The very real rocket from 2013, "Falcon 9".
Cinema rocket "Kosmokrator", from Der Schweigende Stern.
While on The Guardian's website -- www.guardian.co.uk -- I opened a link to a story on the SpaceX "Falcon 9" rocket and Dragon spacecraft: energize. The vessel was launched successfully yesterday, but there are technical problems which have delayed the capsule from docking with the International Space Station (ISS).
When I saw the article there was no delay from me in noticing the affixed picture's uncanny resemblance to the rocket lift-off scene from the 1960 East German/Polish science fiction film, Der Schweigende Stern. The "Kosmokrator" certainly is one of cinema's coolest space vee-hicles.
4 comments:
The setting is eerily similar.

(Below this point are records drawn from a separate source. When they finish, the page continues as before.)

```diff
@@ -426,10 +498,33 @@
 struct BlDwVariant { int FM, FN, XC, WN, grouped; };
 static BlDwVariant bldw_variant(const BlDwPlan& p) {
   if (p.wide) return BlDwVariant{2, 3, 1, 4, 0};
-  return BlDwVariant{p.FM, p.FN, p.xc, 2, p.xc ? 0 : 1};
+  return BlDwVariant{p.FM, p.FN, p.xc, 2, (p.xc || p.thin) ? 0 : 1};
+}
+
+template <int FM, int FN, bool XC, int RING>
+static int launch_bldw_thin(const BlDwArgs& a, const BlDwPlan& p, hipStream_t st) {
+  static LdsAttrOnce attr_once;
+  auto kern = bl_dw_thin_kernel<FM, FN, XC, RING>;
+  {
+    const hipError_t e = lds_attr_once(attr_once, reinterpret_cast<const void*>(kern));
+    if (e != hipSuccess) return hip_fail(e, "hipFuncSetAttribute(bl_dw_thin)");
+  }
+  const long long nb = (long long)p.nnt * p.nmt * p.G * p.nsplit;
+  hipLaunchKernelGGL(kern, dim3((unsigned)nb), dim3(256), p.lds_bytes, st, a);
+  EBEN_CHECK_LAUNCH("bl_dw_thin_kernel");
+  return EBEN_OK;
+}
+
+template <int FM, int FN, bool XC>
+static int launch_bldw_thin_ring(const BlDwArgs& a, const BlDwPlan& p, hipStream_t st) {
+  return p.ring == 2 ? launch_bldw_thin<FM, FN, XC, 2>(a, p, st) : p.ring == 3 ? launch_bldw_thin<FM, FN, XC, 3>(a, p, st) : launch_bldw_thin<FM, FN, XC, 4>(a, p, st);
 }
 
 static int launch_bldw_variant(const BlDwVariant& v, const BlDwArgs& a, const BlDwPlan& p, hipStream_t st) {
+  if (p.thin) {
+    if (v.XC) return v.FM == 2 ? launch_bldw_thin_ring<2, 4, true>(a, p, st) : launch_bldw_thin_ring<1, 4, true>(a, p, st);
+    return v.FM == 2 ? launch_bldw_thin_ring<2, 3, false>(a, p, st) : launch_bldw_thin_ring<1, 3, false>(a, p, st);
+  }
   if (v.WN == 4) return launch_bldw<2, 3, true, 4>(a, p, st);
   if (v.XC) return v.FM == 2 ? (v.FN == 4 ? launch_bldw<2, 4, true>(a, p, st) : launch_bldw<2, 3, true>(a, p, st))
                              : (v.FN == 4 ? launch_bldw<1, 4, true>(a, p, st) : launch_bldw<1, 3, true>(a, p, st));
@@ -470,7 +565,7 @@
   a.S = c.s; a.d = c.d; a.k = c.k; a.pad = c.pl; a.amin = p.amin; a.NQW = p.NQW; a.has_bias = has_bias ? 1 : 0;
   a.nnt = p.nnt; a.nmt = p.nmt; a.nsplit = p.nsplit; a.nct = p.nct; a.nchunks = p.nchunks; a.XR = p.XR;
   a.dense = p.dense; a.c_in_g = c.Cin / c.g; a.c_out_g = c.Cout / c.g; a.row_stride = p.row_stride; a.slab_stride = p.slab_stride;
-  a.xneed = p.xneed; a.RS = p.RS; a.xw = p.xw;
+  a.xneed = p.xneed; a.RS = p.RS; a.xw = p.xw; a.cpb = p.cpb;
   *out = a; *plan = p;
   return EBEN_OK;
 }
```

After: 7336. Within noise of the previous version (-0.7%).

One design aspect of fictional rockets that is conspicuously missing from real ones, though, is the notion of pylons supporting widely spaced engines. It looks gorgeous in models, but in reality if one engine cuts out, the vehicle spins wildly and crashes. Clustered engines are visually boring, but the vehicle can survive losing at least one.
You are right. The film's designer, Alfred Hirschmeier, undoubtedly took his inspiration from the flying buttresses of Gothic churches.
I love that old movie, 'First Spaceship On Venus" or "The Silent Star'.
I, too, love this flick. It's a gem.